Lines with the word "docs" are the ones wanted. Copy each of them from the entries below.
****************************************
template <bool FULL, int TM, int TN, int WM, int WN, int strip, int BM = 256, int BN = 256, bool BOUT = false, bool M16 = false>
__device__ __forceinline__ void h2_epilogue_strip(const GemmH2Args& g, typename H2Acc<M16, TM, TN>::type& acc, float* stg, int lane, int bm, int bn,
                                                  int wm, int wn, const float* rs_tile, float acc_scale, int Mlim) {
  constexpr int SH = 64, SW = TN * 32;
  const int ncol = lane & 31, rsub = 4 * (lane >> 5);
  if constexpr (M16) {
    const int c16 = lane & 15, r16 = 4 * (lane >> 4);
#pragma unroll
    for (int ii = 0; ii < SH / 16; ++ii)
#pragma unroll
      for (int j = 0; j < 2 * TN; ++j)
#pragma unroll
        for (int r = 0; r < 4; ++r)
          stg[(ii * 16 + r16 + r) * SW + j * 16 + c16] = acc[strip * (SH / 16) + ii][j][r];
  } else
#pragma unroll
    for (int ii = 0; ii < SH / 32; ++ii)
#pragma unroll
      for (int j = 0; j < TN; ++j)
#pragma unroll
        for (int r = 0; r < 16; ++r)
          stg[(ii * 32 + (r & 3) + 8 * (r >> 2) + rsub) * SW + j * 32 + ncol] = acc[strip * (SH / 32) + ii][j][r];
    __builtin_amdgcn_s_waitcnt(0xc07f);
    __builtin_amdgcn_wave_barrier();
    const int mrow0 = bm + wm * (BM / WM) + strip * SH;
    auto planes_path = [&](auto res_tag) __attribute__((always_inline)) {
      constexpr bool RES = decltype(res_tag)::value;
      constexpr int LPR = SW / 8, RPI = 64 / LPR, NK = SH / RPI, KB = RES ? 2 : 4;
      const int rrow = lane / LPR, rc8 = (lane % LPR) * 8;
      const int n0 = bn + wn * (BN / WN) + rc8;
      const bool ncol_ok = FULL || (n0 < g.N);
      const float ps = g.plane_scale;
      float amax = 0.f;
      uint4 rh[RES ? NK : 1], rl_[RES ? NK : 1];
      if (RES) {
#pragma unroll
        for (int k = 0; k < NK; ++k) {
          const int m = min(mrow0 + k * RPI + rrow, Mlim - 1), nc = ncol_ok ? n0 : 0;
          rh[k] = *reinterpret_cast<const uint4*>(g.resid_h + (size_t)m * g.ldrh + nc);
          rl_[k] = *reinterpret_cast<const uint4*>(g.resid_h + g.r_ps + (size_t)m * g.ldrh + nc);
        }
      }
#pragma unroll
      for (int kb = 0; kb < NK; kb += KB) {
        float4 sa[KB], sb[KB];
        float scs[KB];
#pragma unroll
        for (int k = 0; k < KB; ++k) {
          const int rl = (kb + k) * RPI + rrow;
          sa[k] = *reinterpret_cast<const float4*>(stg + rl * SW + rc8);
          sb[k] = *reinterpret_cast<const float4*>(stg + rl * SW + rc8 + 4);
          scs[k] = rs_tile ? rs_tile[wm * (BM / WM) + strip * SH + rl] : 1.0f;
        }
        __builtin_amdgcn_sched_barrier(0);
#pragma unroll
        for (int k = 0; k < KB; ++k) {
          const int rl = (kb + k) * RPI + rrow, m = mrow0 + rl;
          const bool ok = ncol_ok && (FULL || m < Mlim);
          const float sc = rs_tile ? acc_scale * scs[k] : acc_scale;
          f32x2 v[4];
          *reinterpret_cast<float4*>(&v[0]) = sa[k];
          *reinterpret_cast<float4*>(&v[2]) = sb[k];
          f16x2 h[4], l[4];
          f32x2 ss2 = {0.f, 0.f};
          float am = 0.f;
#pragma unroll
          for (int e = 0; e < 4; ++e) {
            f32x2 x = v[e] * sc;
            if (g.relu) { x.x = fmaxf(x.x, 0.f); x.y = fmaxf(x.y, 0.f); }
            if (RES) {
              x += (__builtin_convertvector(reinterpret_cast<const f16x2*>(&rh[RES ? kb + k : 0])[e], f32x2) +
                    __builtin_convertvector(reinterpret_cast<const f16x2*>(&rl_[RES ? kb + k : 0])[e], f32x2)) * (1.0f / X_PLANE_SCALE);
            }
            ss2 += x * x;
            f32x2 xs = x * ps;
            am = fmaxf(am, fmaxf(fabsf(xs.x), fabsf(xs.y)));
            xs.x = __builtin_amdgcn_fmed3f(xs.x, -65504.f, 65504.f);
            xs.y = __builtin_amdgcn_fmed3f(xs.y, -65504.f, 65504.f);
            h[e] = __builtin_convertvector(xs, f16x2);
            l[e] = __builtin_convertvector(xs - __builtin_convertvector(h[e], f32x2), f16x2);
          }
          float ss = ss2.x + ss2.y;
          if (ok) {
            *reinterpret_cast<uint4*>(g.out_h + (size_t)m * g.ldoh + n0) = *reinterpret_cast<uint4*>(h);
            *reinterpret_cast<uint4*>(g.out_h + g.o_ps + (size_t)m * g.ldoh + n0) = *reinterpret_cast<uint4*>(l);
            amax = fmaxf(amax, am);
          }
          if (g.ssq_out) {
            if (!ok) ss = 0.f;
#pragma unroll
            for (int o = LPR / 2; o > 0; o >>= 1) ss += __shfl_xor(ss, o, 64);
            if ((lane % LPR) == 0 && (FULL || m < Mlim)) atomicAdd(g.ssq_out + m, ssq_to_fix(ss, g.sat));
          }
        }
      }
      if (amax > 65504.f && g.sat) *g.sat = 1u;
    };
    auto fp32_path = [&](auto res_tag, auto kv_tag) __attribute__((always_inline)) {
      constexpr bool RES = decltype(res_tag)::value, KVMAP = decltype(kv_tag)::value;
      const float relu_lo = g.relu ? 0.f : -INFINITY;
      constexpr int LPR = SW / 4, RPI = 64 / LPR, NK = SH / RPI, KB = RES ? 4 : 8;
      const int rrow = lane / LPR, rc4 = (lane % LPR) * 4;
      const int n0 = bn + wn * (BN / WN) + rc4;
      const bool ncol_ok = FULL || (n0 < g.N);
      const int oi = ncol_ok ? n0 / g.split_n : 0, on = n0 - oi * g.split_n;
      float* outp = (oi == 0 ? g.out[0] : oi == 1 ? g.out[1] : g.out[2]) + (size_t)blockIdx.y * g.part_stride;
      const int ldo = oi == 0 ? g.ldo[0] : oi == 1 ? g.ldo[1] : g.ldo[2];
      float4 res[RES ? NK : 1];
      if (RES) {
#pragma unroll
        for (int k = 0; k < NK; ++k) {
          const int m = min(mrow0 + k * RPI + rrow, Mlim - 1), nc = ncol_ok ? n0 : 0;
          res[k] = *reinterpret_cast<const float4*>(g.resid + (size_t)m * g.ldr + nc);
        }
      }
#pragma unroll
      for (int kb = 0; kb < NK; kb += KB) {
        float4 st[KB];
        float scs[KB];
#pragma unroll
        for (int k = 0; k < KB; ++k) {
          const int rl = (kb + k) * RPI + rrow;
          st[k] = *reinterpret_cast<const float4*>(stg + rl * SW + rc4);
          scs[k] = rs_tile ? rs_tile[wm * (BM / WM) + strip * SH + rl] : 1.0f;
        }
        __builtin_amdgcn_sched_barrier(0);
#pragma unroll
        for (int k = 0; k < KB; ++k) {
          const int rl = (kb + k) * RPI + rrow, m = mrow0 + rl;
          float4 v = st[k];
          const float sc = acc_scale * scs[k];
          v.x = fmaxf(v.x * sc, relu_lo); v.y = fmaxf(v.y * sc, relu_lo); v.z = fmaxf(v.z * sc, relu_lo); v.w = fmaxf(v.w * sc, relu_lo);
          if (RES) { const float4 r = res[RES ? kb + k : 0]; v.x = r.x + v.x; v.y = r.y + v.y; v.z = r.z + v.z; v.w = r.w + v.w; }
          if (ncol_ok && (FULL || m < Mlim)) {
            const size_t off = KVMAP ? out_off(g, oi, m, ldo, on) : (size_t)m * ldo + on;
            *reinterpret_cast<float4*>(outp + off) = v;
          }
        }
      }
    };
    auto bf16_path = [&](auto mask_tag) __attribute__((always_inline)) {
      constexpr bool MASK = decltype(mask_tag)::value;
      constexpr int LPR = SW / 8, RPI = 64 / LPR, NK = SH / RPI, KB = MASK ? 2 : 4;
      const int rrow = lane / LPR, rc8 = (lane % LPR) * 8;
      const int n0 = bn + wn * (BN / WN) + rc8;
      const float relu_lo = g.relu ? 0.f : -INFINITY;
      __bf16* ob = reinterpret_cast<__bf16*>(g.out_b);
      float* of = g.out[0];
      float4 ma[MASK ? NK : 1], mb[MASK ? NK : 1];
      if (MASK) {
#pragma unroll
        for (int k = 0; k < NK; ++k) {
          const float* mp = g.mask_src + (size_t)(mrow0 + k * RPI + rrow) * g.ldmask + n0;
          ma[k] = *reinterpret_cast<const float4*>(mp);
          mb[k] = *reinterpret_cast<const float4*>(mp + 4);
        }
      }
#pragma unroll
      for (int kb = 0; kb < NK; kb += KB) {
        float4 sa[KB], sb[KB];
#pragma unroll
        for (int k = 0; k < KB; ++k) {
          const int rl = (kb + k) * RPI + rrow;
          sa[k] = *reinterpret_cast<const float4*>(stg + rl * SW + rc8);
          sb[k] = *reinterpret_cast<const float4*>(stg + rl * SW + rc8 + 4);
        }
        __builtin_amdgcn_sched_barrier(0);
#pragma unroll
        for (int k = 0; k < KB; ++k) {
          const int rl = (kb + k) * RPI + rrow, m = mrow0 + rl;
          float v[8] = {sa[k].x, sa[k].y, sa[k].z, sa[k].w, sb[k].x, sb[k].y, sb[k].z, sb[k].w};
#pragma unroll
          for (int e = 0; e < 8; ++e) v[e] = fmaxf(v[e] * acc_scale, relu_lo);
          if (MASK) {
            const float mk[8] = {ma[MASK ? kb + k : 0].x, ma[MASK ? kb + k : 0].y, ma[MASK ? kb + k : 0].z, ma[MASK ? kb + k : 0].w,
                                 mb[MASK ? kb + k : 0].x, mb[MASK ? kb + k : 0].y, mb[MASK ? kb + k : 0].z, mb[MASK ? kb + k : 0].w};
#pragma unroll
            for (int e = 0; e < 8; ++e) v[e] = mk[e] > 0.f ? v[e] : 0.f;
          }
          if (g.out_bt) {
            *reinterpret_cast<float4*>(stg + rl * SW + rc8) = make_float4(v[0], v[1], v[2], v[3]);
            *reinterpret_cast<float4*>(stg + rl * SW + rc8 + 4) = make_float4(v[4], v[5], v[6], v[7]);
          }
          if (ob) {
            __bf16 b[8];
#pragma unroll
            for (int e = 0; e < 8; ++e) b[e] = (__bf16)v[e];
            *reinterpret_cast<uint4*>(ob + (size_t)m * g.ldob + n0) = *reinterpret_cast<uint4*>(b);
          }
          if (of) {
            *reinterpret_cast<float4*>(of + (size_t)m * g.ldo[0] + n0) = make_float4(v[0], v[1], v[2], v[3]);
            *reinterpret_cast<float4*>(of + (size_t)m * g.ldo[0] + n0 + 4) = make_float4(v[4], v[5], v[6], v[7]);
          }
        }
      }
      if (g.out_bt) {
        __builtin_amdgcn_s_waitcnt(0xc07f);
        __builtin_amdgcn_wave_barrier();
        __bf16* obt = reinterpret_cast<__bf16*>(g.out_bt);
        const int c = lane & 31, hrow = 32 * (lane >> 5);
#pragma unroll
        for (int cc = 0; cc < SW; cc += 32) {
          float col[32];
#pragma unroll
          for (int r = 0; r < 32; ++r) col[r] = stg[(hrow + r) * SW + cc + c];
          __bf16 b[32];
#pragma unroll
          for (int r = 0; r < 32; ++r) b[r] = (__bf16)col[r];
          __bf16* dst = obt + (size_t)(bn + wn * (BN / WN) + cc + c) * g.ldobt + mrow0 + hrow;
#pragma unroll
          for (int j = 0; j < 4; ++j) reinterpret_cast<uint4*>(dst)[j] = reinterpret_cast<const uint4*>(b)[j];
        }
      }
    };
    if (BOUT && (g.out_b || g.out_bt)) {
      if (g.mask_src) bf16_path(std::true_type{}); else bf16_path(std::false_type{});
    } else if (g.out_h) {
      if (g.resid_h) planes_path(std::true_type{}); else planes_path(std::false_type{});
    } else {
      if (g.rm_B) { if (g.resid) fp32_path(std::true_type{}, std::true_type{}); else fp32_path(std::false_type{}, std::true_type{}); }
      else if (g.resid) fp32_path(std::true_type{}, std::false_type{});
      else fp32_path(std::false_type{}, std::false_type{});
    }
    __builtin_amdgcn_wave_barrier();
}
****************************************
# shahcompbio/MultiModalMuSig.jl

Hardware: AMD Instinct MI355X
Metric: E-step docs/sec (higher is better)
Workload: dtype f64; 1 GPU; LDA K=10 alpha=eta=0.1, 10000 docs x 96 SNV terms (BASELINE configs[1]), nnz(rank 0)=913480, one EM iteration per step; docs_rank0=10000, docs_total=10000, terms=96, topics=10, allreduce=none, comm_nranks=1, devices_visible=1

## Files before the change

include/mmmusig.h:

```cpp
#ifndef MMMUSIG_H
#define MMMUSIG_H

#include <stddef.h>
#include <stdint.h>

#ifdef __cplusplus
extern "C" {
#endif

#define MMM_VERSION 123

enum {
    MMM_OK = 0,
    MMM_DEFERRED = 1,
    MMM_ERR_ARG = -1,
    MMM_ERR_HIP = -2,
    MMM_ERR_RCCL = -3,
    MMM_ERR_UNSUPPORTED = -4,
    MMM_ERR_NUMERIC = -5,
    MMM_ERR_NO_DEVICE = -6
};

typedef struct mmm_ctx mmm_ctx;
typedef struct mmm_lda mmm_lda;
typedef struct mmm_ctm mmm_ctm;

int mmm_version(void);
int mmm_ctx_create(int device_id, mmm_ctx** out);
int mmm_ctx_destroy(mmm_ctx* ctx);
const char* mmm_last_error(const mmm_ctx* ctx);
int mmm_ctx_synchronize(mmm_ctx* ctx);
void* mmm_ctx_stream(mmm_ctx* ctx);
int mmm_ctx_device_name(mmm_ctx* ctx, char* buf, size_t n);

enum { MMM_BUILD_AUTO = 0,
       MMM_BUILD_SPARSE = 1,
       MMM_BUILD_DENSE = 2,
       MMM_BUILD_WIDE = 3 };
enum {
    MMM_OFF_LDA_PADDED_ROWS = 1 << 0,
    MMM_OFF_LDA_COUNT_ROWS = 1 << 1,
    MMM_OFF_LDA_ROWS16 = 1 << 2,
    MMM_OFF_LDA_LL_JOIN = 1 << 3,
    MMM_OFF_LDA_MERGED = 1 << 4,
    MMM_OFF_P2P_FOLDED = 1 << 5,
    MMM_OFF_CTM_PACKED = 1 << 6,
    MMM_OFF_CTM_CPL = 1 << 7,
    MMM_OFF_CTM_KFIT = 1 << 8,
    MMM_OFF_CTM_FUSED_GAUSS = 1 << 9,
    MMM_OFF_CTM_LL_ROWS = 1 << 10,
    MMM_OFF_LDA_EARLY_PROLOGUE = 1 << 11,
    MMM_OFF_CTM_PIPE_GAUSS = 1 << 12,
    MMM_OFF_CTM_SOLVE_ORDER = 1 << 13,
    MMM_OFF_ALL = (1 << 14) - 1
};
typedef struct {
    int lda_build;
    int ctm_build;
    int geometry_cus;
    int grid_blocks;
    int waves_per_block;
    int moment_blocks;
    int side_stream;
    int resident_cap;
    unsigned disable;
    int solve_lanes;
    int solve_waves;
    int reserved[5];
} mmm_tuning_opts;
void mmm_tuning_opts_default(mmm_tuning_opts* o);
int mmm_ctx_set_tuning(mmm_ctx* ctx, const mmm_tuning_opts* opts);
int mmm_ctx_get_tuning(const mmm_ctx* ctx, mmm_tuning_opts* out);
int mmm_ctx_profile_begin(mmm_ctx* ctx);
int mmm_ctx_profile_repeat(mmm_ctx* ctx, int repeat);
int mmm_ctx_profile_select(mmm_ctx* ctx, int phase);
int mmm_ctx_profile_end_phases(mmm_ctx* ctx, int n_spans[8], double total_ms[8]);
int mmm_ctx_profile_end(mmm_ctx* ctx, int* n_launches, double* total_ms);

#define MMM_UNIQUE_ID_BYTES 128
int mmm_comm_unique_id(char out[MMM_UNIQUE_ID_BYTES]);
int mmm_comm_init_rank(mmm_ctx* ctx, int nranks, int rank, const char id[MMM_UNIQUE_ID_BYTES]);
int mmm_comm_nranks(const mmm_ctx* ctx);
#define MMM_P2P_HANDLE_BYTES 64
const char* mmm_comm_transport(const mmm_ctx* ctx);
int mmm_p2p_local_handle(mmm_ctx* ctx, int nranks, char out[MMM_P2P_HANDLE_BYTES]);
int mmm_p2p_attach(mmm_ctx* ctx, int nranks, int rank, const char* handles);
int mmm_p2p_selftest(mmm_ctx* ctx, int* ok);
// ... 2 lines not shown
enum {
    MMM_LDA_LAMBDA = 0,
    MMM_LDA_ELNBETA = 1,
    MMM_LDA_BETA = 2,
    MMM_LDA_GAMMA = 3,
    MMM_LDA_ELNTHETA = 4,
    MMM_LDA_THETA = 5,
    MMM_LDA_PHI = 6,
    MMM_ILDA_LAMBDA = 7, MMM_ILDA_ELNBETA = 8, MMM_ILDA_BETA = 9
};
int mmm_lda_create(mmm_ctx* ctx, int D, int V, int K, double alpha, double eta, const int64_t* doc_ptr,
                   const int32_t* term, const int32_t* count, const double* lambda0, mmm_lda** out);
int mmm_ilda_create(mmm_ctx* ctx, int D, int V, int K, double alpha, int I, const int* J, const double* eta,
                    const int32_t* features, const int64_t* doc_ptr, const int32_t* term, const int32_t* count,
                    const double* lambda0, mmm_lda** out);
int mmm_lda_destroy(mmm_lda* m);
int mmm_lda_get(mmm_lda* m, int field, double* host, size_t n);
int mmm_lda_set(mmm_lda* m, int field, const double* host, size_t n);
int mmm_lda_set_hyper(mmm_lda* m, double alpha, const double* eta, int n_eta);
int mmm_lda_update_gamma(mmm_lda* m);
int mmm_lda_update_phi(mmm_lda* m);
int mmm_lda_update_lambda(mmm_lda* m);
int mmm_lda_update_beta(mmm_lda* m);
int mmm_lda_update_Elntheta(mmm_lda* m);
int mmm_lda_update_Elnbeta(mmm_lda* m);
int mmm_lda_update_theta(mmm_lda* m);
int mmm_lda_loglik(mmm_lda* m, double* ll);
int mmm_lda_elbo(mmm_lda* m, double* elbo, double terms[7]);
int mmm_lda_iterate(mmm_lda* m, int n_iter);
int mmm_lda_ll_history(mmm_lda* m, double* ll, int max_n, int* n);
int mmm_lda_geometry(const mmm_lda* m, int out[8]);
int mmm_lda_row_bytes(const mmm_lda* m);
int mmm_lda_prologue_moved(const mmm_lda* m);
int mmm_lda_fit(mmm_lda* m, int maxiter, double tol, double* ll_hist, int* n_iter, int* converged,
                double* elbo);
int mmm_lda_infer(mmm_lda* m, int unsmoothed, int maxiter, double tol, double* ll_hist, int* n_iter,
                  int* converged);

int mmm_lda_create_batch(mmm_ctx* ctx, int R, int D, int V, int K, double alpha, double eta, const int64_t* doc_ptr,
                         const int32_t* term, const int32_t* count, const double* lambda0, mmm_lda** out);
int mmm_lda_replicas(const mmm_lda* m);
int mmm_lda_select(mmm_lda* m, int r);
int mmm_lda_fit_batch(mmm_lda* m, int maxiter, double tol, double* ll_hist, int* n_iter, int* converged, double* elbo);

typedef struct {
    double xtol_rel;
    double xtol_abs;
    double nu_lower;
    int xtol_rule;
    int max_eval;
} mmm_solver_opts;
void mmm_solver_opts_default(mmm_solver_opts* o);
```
****************************************
### Response area
Metric: E-step docs/sec (higher is better)
Workload: dtype f64; 1 GPU; LDA K=10 alpha=eta=0.1, 10000 docs x 96 SNV terms (BASELINE configs[1]), nnz(rank 0)=913480, one EM iteration per step; docs_rank0=10000, docs_total=10000, terms=96, topics=10, allreduce=none, comm_nranks=1, devices_visible=1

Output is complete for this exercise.